My distinct lack of boundaries has made itself known recently, which has really pissed me off.

Boundaries, or lack of them, sit firmly in my soul contract’s spiritual karma, inviting cycle after cycle of people and situations to take, take, take (hello energy vampires). And it’s no one’s fault, not even theirs, only mine.

Taking responsibility is a beautiful thing, leading to greater self-awareness, non-judgement and compassion for ourselves. But, it’s also a hard thing to acknowledge, because until we know what we need to take responsibility for, we stay trapped in the cycle.

I’m so lucky I have Kinesiology, which taps into the subconscious to unroot and unravel what I’m blithely unaware of. When you can’t see the wood through the trees, because you’re so deeply in it, you need that person to show you the bigger picture, which is exactly what Kinesiology does.

My longest cycle with a boundary-abusing energy vampire was nearly 4 years but they’ve come and gone in my life with alarming regularity.

I’m not surprised, I’m a gentle person that doesn’t like upsetting others and I’d rather give than take. I’m a perfect freaking target.

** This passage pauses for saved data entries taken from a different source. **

@@ -59,6 +62,26 @@
         return PLAN_SHELLS;
     const double n = ceil(2.0 * b * (1.0 + 1e-9) * shell_winv);
     return n >= (double)PLAN_SHELLS ? PLAN_SHELLS : (uint32_t)n;
+    }
+
+template<class T> __device__ __forceinline__ T load_uniform(const T* p)
+    {
+    return *(const __attribute__((address_space(4))) T*)p;
+    }
+
+__device__ __forceinline__ double4 load_scalar4_o32(const double* base, uint32_t idx)
+    {
+    const char* p = reinterpret_cast<const char*>(base) + (idx << 5);
+    const double2 a = *reinterpret_cast<const double2*>(p);
+    const double2 b = *reinterpret_cast<const double2*>(p + 16);
+    return make_double4(a.x, a.y, b.x, b.y);
+    }
+__device__ __forceinline__ double3 load_scalar3_of4_o32(const double* base, uint32_t idx)
+    {
+    const char* p = reinterpret_cast<const char*>(base) + (idx << 5);
+    const double2 a = *reinterpret_cast<const double2*>(p);
+    const double z = *reinterpret_cast<const double*>(p + 16);
+    return make_double3(a.x, a.y, z);
     }
 
 #define AZP_TILE_STRIDE(CAP) ((CAP) + 1)
@@ -101,7 +124,7 @@
         }
     }
 
-template<class E, int CAP, bool VIRIAL, bool SINGLE, bool XPLOR, bool WRAP>
+template<class E, int CAP, bool VIRIAL, bool SINGLE, bool XPLOR, bool WRAP, bool TAIL = false>
 __device__ __forceinline__ void tile_compute(const TileBatch& b, const TiledKArgs& a, const char* bt,
                                              const typename E::Coeff* __restrict__ s_coeff,
                                              const double* __restrict__ s_ronsq, const typename E::Coeff& c0, double ronsq0,
@@ -133,15 +156,24 @@
         double x[NB];
         E::rcp4(rsq, x);
         bool any_core = false;
-#pragma unroll
-        for (int e = 0; e < NB; ++e)
-            any_core = any_core || E::in_core(c0, rsq[e]);
-        if (!__any(any_core))
+        if constexpr (!TAIL)
+            {
+#pragma unroll
+            for (int e = 0; e < NB; ++e)
+                any_core = any_core || E::in_core(c0, rsq[e]);
+            }
+        if (TAIL || !__any(any_core))
             {
             const bool count_in = c0.tail_add != 0.0;
 #pragma unroll
             for (int e = 0; e < NB; ++e)
-                E::eval_split_tail(c0, rsq[e], x[e], fd[e], es[0], es[1], n_in, count_in);
+                E::eval_split_tail(c0, rsq[e], x[e], fd[e], es[0], es[1], n_in, TAIL ? false : count_in);
+            if (TAIL && __builtin_expect(count_in, 0))
+                {
+#pragma unroll
+                for (int e = 0; e < NB; ++e)
+                    n_in += (rsq[e] < c0.rcutsq) ? 1u : 0u;
+                }
             }
         else
             {
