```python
def h2_range_report(threshold=0.01):
    numel = _H2.get("plane_numel") or {}
    pool = _H2["pool"]
    if pool is None or not numel:
        return {"plane_tensors": 0, "elements": 0, "elements_below_floor": 0, "max_fraction_below_floor": 0.0, "out_of_range_operands": 0}
    torch.cuda.synchronize()
    base = pool.data_ptr()
    words = sorted(numel)
    idx = torch.tensor([(w - base) // (4 * H2_SUB) for w in words], device=pool.device, dtype=torch.int64)
    cnt = pool.view(-1, H2_SUB)[idx][:, 1::16].to(torch.int64).sum(1).cpu().tolist()
    fr = [c / max(numel[w], 1) for c, w in zip(cnt, words)]
    return {"plane_tensors": len(words), "elements": int(sum(numel.values())), "elements_below_floor": int(sum(cnt)),
            "max_fraction_below_floor": max(fr), "out_of_range_operands": sum(1 for f in fr if f > threshold)}


def _unplanes_raw(t, cache=True):
    w = pl_word(t)
    c = getattr(t, "_pl_f32", None) if cache else None
    if c is None:
        c = torch.empty_like(t)
        call("tris_h2_unplanes_f32", P(t), P(c), t.numel(), w, _stream())
        c._h2 = (_H2["step"], w, c._version)
        if cache:
            t._pl_f32 = c
        PL_STATS["unplanes"] += 1
    return c


class _UnplanesFn(torch.autograd.Function):

    @staticmethod
    def forward(ctx, t):
        return _unplanes_raw(t, cache=False)
# ... 2201 lines not shown
```

### tris_amd/optim.py

```python
import torch

from . import _lib, ops

ALIGN = 64


class Arena:
    def __init__(self, params):
        self.params = [p for p in params if p.requires_grad and not getattr(p, "_tris_no_grad_path", False)]
        dev = self.params[0].device
        offs, n = [], 0
        for p in self.params:
            offs.append(n)
            n += (p.numel() + ALIGN - 1) // ALIGN * ALIGN
        self.numel = n
        self.p = torch.zeros(n, device=dev, dtype=torch.float32)
        self.g = torch.zeros(n, device=dev, dtype=torch.float32)
        self.m = torch.zeros(n, device=dev, dtype=torch.float32)
        self.v = torch.zeros(n, device=dev, dtype=torch.float32)
        self.offsets = offs
        for p, o in zip(self.params, offs):
            pv, gv = self._view(self.p, p, o), self._view(self.g, p, o)
            with torch.no_grad():
                pv.copy_(p.data)
# ... 56 lines not shown
        ev = torch.cuda.Event()
        ev.record()
        self._ring_ev[slot] = ev

    def zero_grad(self, set_to_none=False):
        for a in self.arenas:
            for p in a.params:
                if p._tris_accumulates:
                    p.grad.zero_()
        return None

    def span(self, params):
        want = {id(p) for p in params if getattr(p, "_tris_sink", False)}
        for gi, a in enumerate(self.arenas):
            idx = [i for i, p in enumerate(a.params) if id(p) in want]
            if not idx:
                continue
            if len(idx) != len(want) or idx != list(range(idx[0], idx[-1] + 1)):
                return None
            hi = a.offsets[idx[-1] + 1] if idx[-1] + 1 < len(a.params) else a.numel
            return gi, a.offsets[idx[0]], hi
        return None

    @torch.no_grad()
    def step(self, closure=None, device_hyper=False, ranges=None):
        ops.wgrad_join()
        st = torch.cuda.current_stream().cuda_stream
        if device_hyper:
            hy = self.enable_device_hyper()
            if ranges is None:
                ranges = [(gi, 0, a.numel) for gi, a in enumerate(self.arenas)]
            for gi, lo, hi in ranges:
                if hi <= lo:
                    continue
                g, a = self.param_groups[gi], self.arenas[gi]
                b1, b2 = g["betas"]
                o = lo * 4
                _lib.call("tris_adamw_dev_f32", a.p.data_ptr() + o, a.g.data_ptr() + o, a.m.data_ptr() + o, a.v.data_ptr() + o,
                          hi - lo, hy[gi].data_ptr(), float(b1), float(b2), float(g["eps"]), float(g["weight_decay"]), st)
            return
        assert ranges is None
        self._steps += 1
        for g, a in zip(self.param_groups, self.arenas):
            b1, b2 = g["betas"]
            _lib.call("tris_adamw_f32", a.p.data_ptr(), a.g.data_ptr(), a.m.data_ptr(), a.v.data_ptr(), a.numel,
                      float(g["lr"]), float(b1), float(b2), float(g["eps"]), float(g["weight_decay"]), self._steps, st)

    def _index(self):
        out, base = [], 0
        for gi, (g, a) in enumerate(zip(self.param_groups, self.arenas)):
            out.append((gi, g, a, {id(p): o for p, o in zip(a.params, a.offsets)}, base))
            base += len(g["params"])
        return out

    def state_dict(self):
        state, groups = {}, []
        for gi, g, a, offs, base in self._index():
            if self._steps > 0:
                for j, p in enumerate(g["params"]):
                    o = offs.get(id(p))
                    if o is None:
                        continue
                    state[base + j] = {"step": torch.tensor(float(self._steps)),
                                       "exp_avg": Arena._view(a.m, p, o).detach().clone(),
                                       "exp_avg_sq": Arena._view(a.v, p, o).detach().clone()}
            pg = {k: v for k, v in g.items() if k != "params"}
            pg["params"] = list(range(base, base + len(g["params"])))
            groups.append(pg)
        return {"state": state, "param_groups": groups}
# ... 34 lines not shown
```

### tris_amd/train_stage1.py

```python
import datetime
import logging
import os
import random
import time

import numpy as np
import torch

from . import ops
from .config import cfg
from .loss.clip_loss import clip_forward

CLIP_INPUT = 224


def MaxLoss(x):
    return -(torch.log(x.clamp(0.0001, 0.9999))).mean()


def stage1_forward_losses(model, clip_model, img, word_ids, neg_word_ids, args):
    B = img.shape[0]
    from .graphs import frozen_text
    from .model.model_stage1 import _overlap_enabled, _side_stream
    f_all = None
# ... 31 lines not shown
    vit = clip_model.visual
    f_i = vit.forward_patches(ops.fg_patches(cam, im, vit.patch_size))
    with torch.no_grad():
        if f_all is None:
            f_all = clip_model.encode_text_hidden(ids_all)
        elif callable(f_all):
            f_all = f_all()
        f_t = f_all[:B].contiguous()
        f_neg = f_all[B:].reshape(B, K, -1).contiguous() if K > 0 else None
    return ops.stage1_loss(cls, f_i, f_t, f_neg, float(args.w1), float(args.w4), float(args.w5))


def _step_body(model, clip_model, optimizer, img, word_ids, neg_word_ids, args, reducer, device_hyper=False,
               optimizer_step=True):
    ops.h2_begin_step()
    losses, _, _ = stage1_forward_losses(model, clip_model, img, word_ids, neg_word_ids, args)
    optimizer.zero_grad()
    if reducer is not None:
        reducer.begin_step()
    losses[0].backward()
    if reducer is not None:
        reducer.reduce()
    if optimizer_step:
        optimizer.step(device_hyper=device_hyper)
    else:
        ops.wgrad_join()
    ops.h2_end_step()
    return losses.detach()


def _graphable(model, optimizer, img, reducer):
    if cfg.step_graph not in ("1", "seg") or ops._PROF is not None:
        return False
    if not img.is_cuda or not hasattr(optimizer, "enable_device_hyper") or torch.cuda.is_current_stream_capturing():
        return False
    from .CLIP.clip.model import BatchNorm2d
    net = model.module if hasattr(model, "module") else model
    if not net.training:
        return False
    sync_bn = any(m.process_group is not None for m in net.modules() if isinstance(m, BatchNorm2d))
    if cfg.step_graph == "1":
        return reducer is None and not sync_bn
    if sync_bn:
        from . import comm
        if any(m is None for m in comm.Mailbox._by_group.values()) or cfg.syncbn_comm != "mailbox":
            return False
    return True
# ... 261 lines not shown
```

Baseline: 1371 img/s.

## Fuse weight amax and h2 plane build into AdamW step, carry to next step

```diff
diff --git a/include/tris_hip.h b/include/tris_hip.h
--- a/include/tris_hip.h
+++ b/include/tris_hip.h
@@ -229,6 +229,12 @@
                    float weight_decay, int step_count, void* stream);
 int tris_adamw_dev_f32(float* p, const float* g, float* m, float* v, long n, const float* hyper, float beta1, float beta2,
                        float eps, float weight_decay, void* stream);
+int tris_adamw_amax_f32(float* p, const float* g, float* m, float* v, long n, float lr, float beta1, float beta2, float eps,
+                        float weight_decay, int step_count, long lo, const long* seg_offs, int nseg, unsigned* words,
+                        void* stream);
+int tris_adamw_dev_amax_f32(float* p, const float* g, float* m, float* v, long n, const float* hyper, float beta1, float beta2,
+                            float eps, float weight_decay, long lo, const long* seg_offs, int nseg, unsigned* words,
+                            void* stream);
 
 int tris_eval_post_f32(const float* relu_map, int S, const unsigned char* target, int oH, int oW, float* cam,
                        long* out_iu, float* workspace , void* stream);
diff --git a/tris_amd/config.py b/tris_amd/config.py
--- a/tris_amd/config.py
+++ b/tris_amd/config.py
@@ -53,6 +53,7 @@
         self.step_graph_rerecord = int(e("TRIS_STEP_GRAPH_RERECORD", "3"))
         self.side_param_grads = _flag("TRIS_SIDE_PARAM_GRADS", True)
         self.vit_token0 = _flag("TRIS_VIT_TOKEN0", True)
+        self.adamw_planes = _flag("TRIS_ADAMW_PLANES", True)
 
     @contextlib.contextmanager
     def override(self, **kw):
diff --git a/tris_amd/csrc/optim.hip b/tris_amd/csrc/optim.hip
--- a/tris_amd/csrc/optim.hip
+++ b/tris_amd/csrc/optim.hip
@@ -1,10 +1,23 @@
 #include "common.h"
 #include "tris_hip.h"
+#include "optim_plan.h"
 
 namespace {
-__global__ __launch_bounds__(256) void adamw_kernel(float* __restrict__ p, const float* __restrict__ g,
-                                                    float* __restrict__ m, float* __restrict__ v, long n, float lr,
-                                                    float b1, float b2, float eps, float wd, float bc1, float bc2s) {
+#include "amax.h"
+
+__device__ __forceinline__ void adam4(float4& P, const float4 G, float4& M, float4& V, float decay, float step, float b1, float b2,
+                                      float eps, float bc2s) {
+#define TRIS_ADAM1(e)                       \
+  P.e *= decay;                             \
+  M.e = b1 * M.e + (1.0f - b1) * G.e;       \
+  V.e = b2 * V.e + (1.0f - b2) * G.e * G.e; \
+  P.e -= step * M.e / (sqrtf(V.e) / bc2s + eps);
+  TRIS_ADAM1(x) TRIS_ADAM1(y) TRIS_ADAM1(z) TRIS_ADAM1(w)
+#undef TRIS_ADAM1
+}
+__device__ __forceinline__ void adam_range(float* __restrict__ p, const float* __restrict__ g, float* __restrict__ m,
+                                           float* __restrict__ v, long n, float lr, float b1, float b2, float eps, float wd,
+                                           float bc1, float bc2s) {
   long i = (long)blockIdx.x * blockDim.x + threadIdx.x;
   const long stride = (long)gridDim.x * blockDim.x;
   const long n4 = n >> 2;
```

However, while they still circle me, I’m starting to be more discerning about the people and situations that prey on my softness, recognising them a lot more quickly than my past self would have.

There are signs, and the signs must be heeded because it’s quicksand if you ignore the warning signals and let these relationships or situations continue.

So, I’m going to share mine, in the hope that you might recognise some of these yourself, and pay attention before it’s too late.

Changing who you are to stay safe

A change in behaviour is the first sign that there’s a problem.

If we’re not being ourselves in the company of others, there’s something wrong. It’s clearly showing us that it’s not safe to be seen by this person and we need to hide who we are.

I didn’t really understand this until I added together all the physical clues my body threw at me with every situation where I felt abused, taken advantage of or sucked dry by someone’s dominant energy.

The first is I swallow. The throat is the communication centre where we express ourselves through words. If we swallow before we speak, as a sign of nervousness and fear, it’s a big red flag. I have this symptom in every boundary-pushing relationship I’ve ever had.

Perhaps yours might be something different; a tremble, a tightening in your solar plexus, an anxious feeling in your chest, a change of breathing. It can be anything, only you know.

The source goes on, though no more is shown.